Known limitations / FAQs
The pool shows 100% but PostgreSQLmax_connections is nowhere near full. How?
That is exactly what a connection pooler is for. PgBouncer multiplexes many client connections onto a small set of server connections. The pool can be 100% saturated (every server connection busy) while PostgreSQL itself sees only pool_size backends, far below max_connections. The bottleneck is the pool, and the fix is to raise pool_size, provided PostgreSQL has the headroom for the extra backends.
Saturation spiked but storefront traffic was flat. What does that mean?
A leak or a stuck transaction, not a capacity problem. Backends are holding server connections without doing useful work, often clients that opened a transaction and stalled (see Idle-in-Transaction Backends). Raising pool_size only postpones the wall. Find the code path holding connections open and fix idle_in_transaction_session_timeout.
Why require a traffic burst for the alert? 90% saturation sounds bad on its own.
Because the same percentage means very different things at different times. Ninety percent during a 03:00 batch window with no shoppers is an operational note; ninety percent during a peak-hour burst is live revenue loss. Requiring both conditions keeps the alert tied to actual customer impact rather than paging on overnight maintenance.

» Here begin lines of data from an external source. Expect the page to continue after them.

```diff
@@ -266,7 +336,7 @@
   }
   pose = dmw::sum16(pose); vel = dmw::sum16(vel); eff = dmw::sum16(eff) / 4; root = dmw::row_bcast<0>(root);
   mx = dmw::sum16(mx) / M.total_mass; my = dmw::sum16(my) / M.total_mass; mz = dmw::sum16(mz) / M.total_mass;
-  const R dc[3] = {ref[109] - mx, ref[110] - my, ref[111] - mz};
+  const R dc[3] = {o.fc[0] - mx, o.fc[1] - my, o.fc[2] - mz};
   const R com = R(0.1) * dot3(dc, dc);
   const R arg = sl == 0 ? R(-2) * pose : sl == 1 ? R(-0.1) * vel : sl == 2 ? (v1 ? R(-5) * root : R(-40) * eff) : sl == 3 ? R(-5) * root : R(-10) * com;
   const R wgt = sl == 0 ? R(0.5) : sl == 1 ? R(0.05) : sl == 2 ? (v1 ? R(0.2) : R(0.15)) : sl == 3 ? R(0.2) : R(0.1);
@@ -281,13 +351,13 @@
                                long long* prof_out = 0, bool kin_carry = false) {
   long long prof[32];
   for (int k = 0; k < 32; k++) prof[k] = 0;
-  long long tstart = 0;
+  long long tstart = 0, tepi = 0;
   if (PROF) tstart = dmw::clk();
-  const LaneTopo lt = lane_topo(sl);
-  if constexpr (CARRY) { if (!kin_carry && sl == 0) s.kin_ok() = R(0); }
+  DM_MARK("slot_entry");
+  LaneTopo lt;
   DofVec<R> qbar, vbar;
   if constexpr (SPD) {
-    slot_load_env(M, B, s, env, sl, live, (const double*)0);
+    slot_load_env(M, B, s, env, sl, live, (const double*)0, lt, CARRY && !kin_carry);
 #pragma unroll
     for (int c = 0; c < DOF_PASSES; c++) {
       const int d = sl + SW * c;
@@ -303,13 +373,24 @@
       }
     }
   } else
-  slot_load_env(M, B, s, env, sl, live, action);
+  slot_load_env(M, B, s, env, sl, live, action, lt, CARRY && !kin_carry);
+  if (PROF) prof[29] = dmw::clk() - tstart;
   R xip[3];
   int why = 0;
   for (int k = 0; k < n_substeps; k++) {
     if constexpr (SPD) slot_spd_control(M, B, s, tb, env, sl, lt, live, qbar, vbar);
     slot_rk4_step<R, PROF, CARRY, MAXR>(M, s, tb, sl, lane, lt, xip, why, prof);
   }
+  DM_MARK("slot_rk_end");
+  if (PROF) tepi = dmw::clk();
+  env = dmw::launder(env);
+  const int rmode = B.reward_mode;
+  int cur = 0, cyc = 0, finit = 0;
+  if (rmode != REW_ALIVE) cur = B.frame_idx[env];
+  if (rmode == REW_IMITATION) cyc = B.cycle[env];
+  if (rmode == REW_V2_POSE || rmode == REW_V1_QUAT) finit = B.frame_init[env];
+  R tm = B.time[env];
+  const R bmass = M.body_mass[sl < NB - 1 ? sl + 1 : 0];
   const bool ovf = dmw::row_ballot(why != 0, lane) != 0u;
   if (dmw::ballot(ovf) != 0ull) {
     unsigned bits = 0;
@@ -320,77 +401,97 @@
     }
   }
   live = live && !ovf;
-  const R mz = sl < NB - 1 ? M.body_mass[sl + 1] * xip[2] : R(0);
+  const R mz = sl < NB - 1 ? bmass * xip[2] : R(0);
   const R z = dmw::sum16(mz) / M.total_mass;
   bool dn = (z < R(0.7)) || (z > R(2.0));
-  if (live) {
-    if (B.diag != 0) {
-      if (sl < NB - 1) for (int k = 0; k < 3; k++) B.xipos[(size_t)env * NB * 3 + 3 * (sl + 1) + k] = xip[k];
-      if (sl < 3) B.xipos[(size_t)env * NB * 3 + sl] = 0;
-      const int nc = s.ncon;
-      for (int k = sl; k < MAXEFC * 2; k += SW) {
-        const int c = k >> 1;
-        int gid = -1;
-        if (c < nc && c < SLOT_MAXCON) { const auto& rec = M.pair_rec[s.r1.rw.coni[c] & 0xff]; gid = (k & 1) ? rec.g2 : rec.g1; }
-        B.cong[(size_t)env * MAXEFC * 2 + k] = gid;
-      }
-    }
-    if (sl == 0) { B.comz[env] = z; B.ncon[env] = s.ncon; B.nefc[env] = s.nefc; B.status[env] = s.status; B.solver_iter[env] = s.solver_iter; if constexpr (!CARRY) order_ticket(B, env, s.nefc, s.solver_iter); }
-  }
   R rew = 1;
-  if (B.reward_mode == REW_V3_CONFIG) {
-    const int idx = B.frame_idx[env];
+  int cur_new = cur;
+  if (rmode == REW_V3_CONFIG) {
+    const int idx = cur;
     R err = 0;
     for (int i = 7; i < NQ; i++) err += fabs(s.qpos[i] - B.mocap_cfg[(size_t)idx * NQ + i]);
     rew = exp_once(-err);
-    dmw::sync_mem();
-    if (live && sl == 0) B.frame_idx[env] = (idx + 1) % B.n_frames;
-  } else if (B.reward_mode == REW_V2_POSE) {
-    const int idx = B.frame_idx[env] + 1;
-    const int im = (idx + B.frame_init[env]) % B.n_frames;
+    cur_new = (idx + 1) % B.n_frames;
+  } else if (rmode == REW_V2_POSE) {
+    const int idx = cur + 1;
+    const int im = (idx + finit) % B.n_frames;
     R err = 0, acs = 0;
     for (int i = 3; i < NQ; i++) err += fabs(s.qpos[i] - B.mocap_cfg[(size_t)im * NQ + i]);
     for (int u = 0; u < NU; u++) { const R c = B.ctrl[(size_t)env * NU + u]; acs += c * c; }
     rew = exp_once(R(-2) * err) - R(0.1) * acs;
-    dmw::sync_mem();
-    if (live && sl == 0) B.frame_idx[env] = idx;
-  } else if (B.reward_mode == REW_IMITATION) {
-    int k = B.frame_idx[env] + 1, cyc = B.cycle[env];
+    cur_new = idx;
+  } else if (rmode == REW_IMITATION) {
+    int k = cur + 1;
     bool ended = false;
     if (k >= B.n_frames) { if (B.imit_params[15] != R(0)) { k = 0; cyc += 1; } else { k = B.n_frames - 1; ended = true; } }
-    rew = slot_imitation_reward(M, B, s, sl, lt, B.imit_table + (size_t)k * IMIT_FEAT, cyc * B.imit_params[13], cyc * B.imit_params[14]);
+    rew = slot_imitation_reward(M, B, s, sl, lt, k, cyc * B.imit_params[13], cyc * B.imit_params[14]);
     dn = dn || ended;
-    dmw::sync_mem();
-    if (live && sl == 0) { B.frame_idx[env] = k; B.cycle[env] = cyc; }
-  } else if (B.reward_mode == REW_V1_QUAT) {
-    const int idx = B.frame_idx[env] + 1;
+    cur_new = k;
+  } else if (rmode == REW_V1_QUAT) {
+    const int idx = cur + 1;
     int upd = (int)floor(B.mocap_dt / (M.timestep * n_substeps));
     if (upd < 1) upd = 1;
-    const int k = (idx / upd + B.frame_init[env]) % B.n_frames, kv = k + 1 < B.n_frames ? k + 1 : B.n_frames - 1;
-    const R robs = slot_imitation_reward(M, B, s, sl, lt, B.imit_table + (size_t)k * IMIT_FEAT, R(0), R(0), B.imit_table + (size_t)kv * IMIT_FEAT);
+    const int k = (idx / upd + finit) % B.n_frames, kv = k + 1 < B.n_frames ? k + 1 : B.n_frames - 1;
+    const R robs = slot_imitation_reward(M, B, s, sl, lt, k, R(0), R(0), kv);
     R acs = 0;
     for (int u = 0; u < NU; u++) { const R c = B.ctrl[(size_t)env * NU + u]; acs += c * c; }
     rew = (idx % upd == 0 ? robs : R(0)) - R(0.1) * acs;
-    dmw::sync_mem();
-    if (live && sl == 0) B.frame_idx[env] = idx;
-  }
-  if (live && sl == 0) { B.time[env] += M.timestep * n_substeps; reward[env] = rew; done[env] = dn ? 1 : 0; if (B.kin) B.kin_ok[env] = 0; }
-  if (B.autoreset) {
-    dmw::sync_mem();
-    slot_reset_env(M, B, s, env, sl, dn && live, B.autoreset == 1 ? 0 : 1, 1);
-  }
-  if constexpr (CARRY) { if (sl == 0) s.kin_ok() = (B.reward_mode >= REW_IMITATION && !ovf && !(dn && B.autoreset != 0)) ? R(1) : R(0); }
+    cur_new = idx;
+  }
+  DM_ARRIVED(tm); DM_ARRIVED(cur); DM_ARRIVED(cyc); DM_ARRIVED(finit);
+  DM_MARK("slot_stores");
+  dmw::sync();
   if (live) {
-#pragma unroll
-    for (int c = 0; c < (NOBS + SW - 1) / SW; c++) {
-      const int o = sl + SW * c;
-      if (o < 28) obs[(size_t)env * NOBS + o] = s.qpos[7 + o];
-      else if (o < NOBS) obs[(size_t)env * NOBS + o] = s.qvel[6 + (o - 28)];
-    }
-  }
-  slot_store_state(B, s, env, sl, live);
+    const int nc = s.ncon, ne = s.nefc, st = s.status, it = s.solver_iter;
+    if (B.diag != 0) {
+      int gid[(MAXEFC * 2 + SW - 1) / SW];
+#pragma unroll
+      for (int j = 0; j < (MAXEFC * 2 + SW - 1) / SW; j++) {
+        const int k = sl + SW * j, c = k >> 1;
+        gid[j] = -1;
+        if (k < MAXEFC * 2 && c < nc && c < SLOT_MAXCON) { const auto& rec = M.pair_rec[s.r1.rw.coni[c] & 0xff]; gid[j] = (k & 1) ? rec.g2 : rec.g1; }
+      }
+      dmw::sched_fence();
+      if (sl < NB - 1) for (int k = 0; k < 3; k++) B.xipos[(size_t)env * NB * 3 + 3 * (sl + 1) + k] = xip[k];
+      if (sl < 3) B.xipos[(size_t)env * NB * 3 + sl] = 0;
+#pragma unroll
+      for (int j = 0; j < (MAXEFC * 2 + SW - 1) / SW; j++) { const int k = sl + SW * j; if (k < MAXEFC * 2) B.cong[(size_t)env * MAXEFC * 2 + k] = gid[j]; }
+    }
+    if (sl == 0) {
+      B.comz[env] = z; B.ncon[env] = nc; B.nefc[env] = ne; B.status[env] = st; B.solver_iter[env] = it;
+      if constexpr (!CARRY) order_ticket(B, env, ne, it);
+      if (rmode != REW_ALIVE) B.frame_idx[env] = cur_new;
+      if (rmode == REW_IMITATION) B.cycle[env] = cyc;
+      tm += M.timestep * n_substeps;
+      B.time[env] = tm; reward[env] = rew; done[env] = dn ? 1 : 0; if (B.kin) B.kin_ok[env] = 0;
+    }
+  }
+  if (B.autoreset) slot_reset_env(M, B, s, env, sl, dn && live, B.autoreset == 1 ? 0 : 1, 1);
+  if constexpr (CARRY) { if (sl == 0) s.kin_ok() = (rmode >= REW_IMITATION && !ovf && !(dn && B.autoreset != 0)) ? R(1) : R(0); }
+  DM_MARK("slot_stores");
+  if (live) {
+    sl = dmw::launder_slot_lane(sl);
+    R ov[(NOBS + SW - 1) / SW], sq[Q_PASSES], sv[Q_PASSES], sw[Q_PASSES];
+#pragma unroll
+    for (int c = 0; c < (NOBS + SW - 1) / SW; c++) { const int o = sl + SW * c; ov[c] = o < 28 ? s.qpos[7 + o] : s.qvel[6 + ((o < NOBS ? o : NOBS - 1) - 28)]; }
+#pragma unroll
+    for (int c = 0; c < Q_PASSES; c++) {
+      const int i = sl + SW * c, iq = i < NQ ? i : NQ - 1, iv = i < NV ? i : NV - 1;
+      sq[c] = s.qpos[iq]; sv[c] = s.qvel[iv]; sw[c] = s.qws[iv];
+    }
+    dmw::sched_fence();
+#pragma unroll
+    for (int c = 0; c < (NOBS + SW - 1) / SW; c++) { const int o = sl + SW * c; if (o < NOBS) obs[(size_t)env * NOBS + o] = ov[c]; }
+#pragma unroll
+    for (int c = 0; c < Q_PASSES; c++) {
+      const int i = sl + SW * c;
+      if (i < NQ) B.qpos[(size_t)env * NQ + i] = sq[c];
+      if (i < NV) { B.qvel[(size_t)env * NV + i] = sv[c]; B.qws[(size_t)env * NV + i] = sw[c]; }
+    }
+  }
   if (PROF && lane == 0) {
     prof[5] = dmw::clk() - tstart;
+    prof[30] = dmw::clk() - tepi;
     for (int k = 0; k < 32; k++) prof_out[k] = prof[k];
   }
   return live;
@@ -434,7 +535,11 @@
                                      const double* action, double* obs, double* reward, unsigned char* done, int n_substeps, int kin_carry DM_CALL_SLOT_PARAM) {
   using dmw::uniform_ptr; using dmw::in_lds; using dmw::in_global; using dmw::in_constant;
   const Batch<R> Bv = *in_constant(B);
+#if defined(DM_WAVE_TESTBENCH)
   SlotShared<R>& sr = *in_lds(s);
+#else
+  SlotShared<R>& sr = *dmw::in_lds_lane(s);
+#endif
   DM_CALL_SLOT_TOUCH(env);
   const bool stored = slot_env_step_impl<R, false, true, MAXR, false>(*in_constant(M), global_members(Bv), sr, *in_lds(uniform_ptr(tb)), env, sl, lane, live, in_global(uniform_ptr(action)),
                                                           in_global(uniform_ptr(obs)), in_global(uniform_ptr(reward)), in_global(uniform_ptr(done)), dmw::uniform(n_substeps), (int*)0, (int*)0,
@@ -448,7 +553,11 @@
   DM_CALL_SLOT_TOUCH(env);
   using dmw::uniform_ptr; using dmw::in_lds; using dmw::in_global; using dmw::in_constant;
   const Batch<R> Bv = *in_constant(B);
+#if defined(DM_WAVE_TESTBENCH)
   SlotShared<R>& sr = *in_lds(s);
+#else
+  SlotShared<R>& sr = *dmw::in_lds_lane(s);
+#endif
   const bool stored = slot_env_step_impl<R, true, true, MAXR, false>(*in_constant(M), global_members(Bv), sr, *in_lds(uniform_ptr(tb)), env, sl, lane, live, in_global(uniform_ptr(action)),
                                                          in_global(uniform_ptr(obs)), in_global(uniform_ptr(reward)), in_global(uniform_ptr(done)), dmw::uniform(n_substeps), (int*)0, (int*)0,
                                                          in_global(uniform_ptr(prof_out)), dmw::uniform(kin_carry) != 0);
diff --git a/deepmimic_mujoco_amd/csrc/wave.h b/deepmimic_mujoco_amd/csrc/wave.h
--- a/deepmimic_mujoco_amd/csrc/wave.h
+++ b/deepmimic_mujoco_amd/csrc/wave.h
@@ -97,6 +97,11 @@
 #endif
   return p;
 }
+template <class T> DM_DEV T* in_lds_lane(T* p) {
+  __attribute__((address_space(3))) T* l = (__attribute__((address_space(3))) T*)p;
+  asm volatile("" : "+v"(l));
+  return (T*)l;
+}
 template <class T> DM_DEV T* in_global(T* p) {
   __attribute__((address_space(1))) T* g = (__attribute__((address_space(1))) T*)uniform_ptr(p);
   asm volatile("" : "+s"(g));
```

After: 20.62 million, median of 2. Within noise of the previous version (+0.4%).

We do not run PgBouncer. Does this card still work?
Yes, with a coarser basis. The engine falls back to pg_stat_activity saturation against max_connections, the same data as the Connection Pool Saturation % card. You lose the cl_waiting queue-depth signal, which is PgBouncer-specific, but you keep the saturation-versus-traffic correlation.
The two series are not perfectly aligned in time. Why?
The PostgreSQL pool sample and the ecommerce traffic signal come from different systems with different collection latencies, then get bucketed to the same 15-minute grid. A small phase offset between the curves is normal. Read the correlation across several buckets rather than demanding a per-second match.
Can I tell bot traffic from real demand here?
Partly. If pool saturation spikes with traffic but the linked PostgreSQL QPS Spike vs Ecom Order Rate card shows query volume rising with no matching order rise, the burst loading your pool is likely scrapers or bots rather than buyers. Read the two cross-channel cards together during any unexplained spike.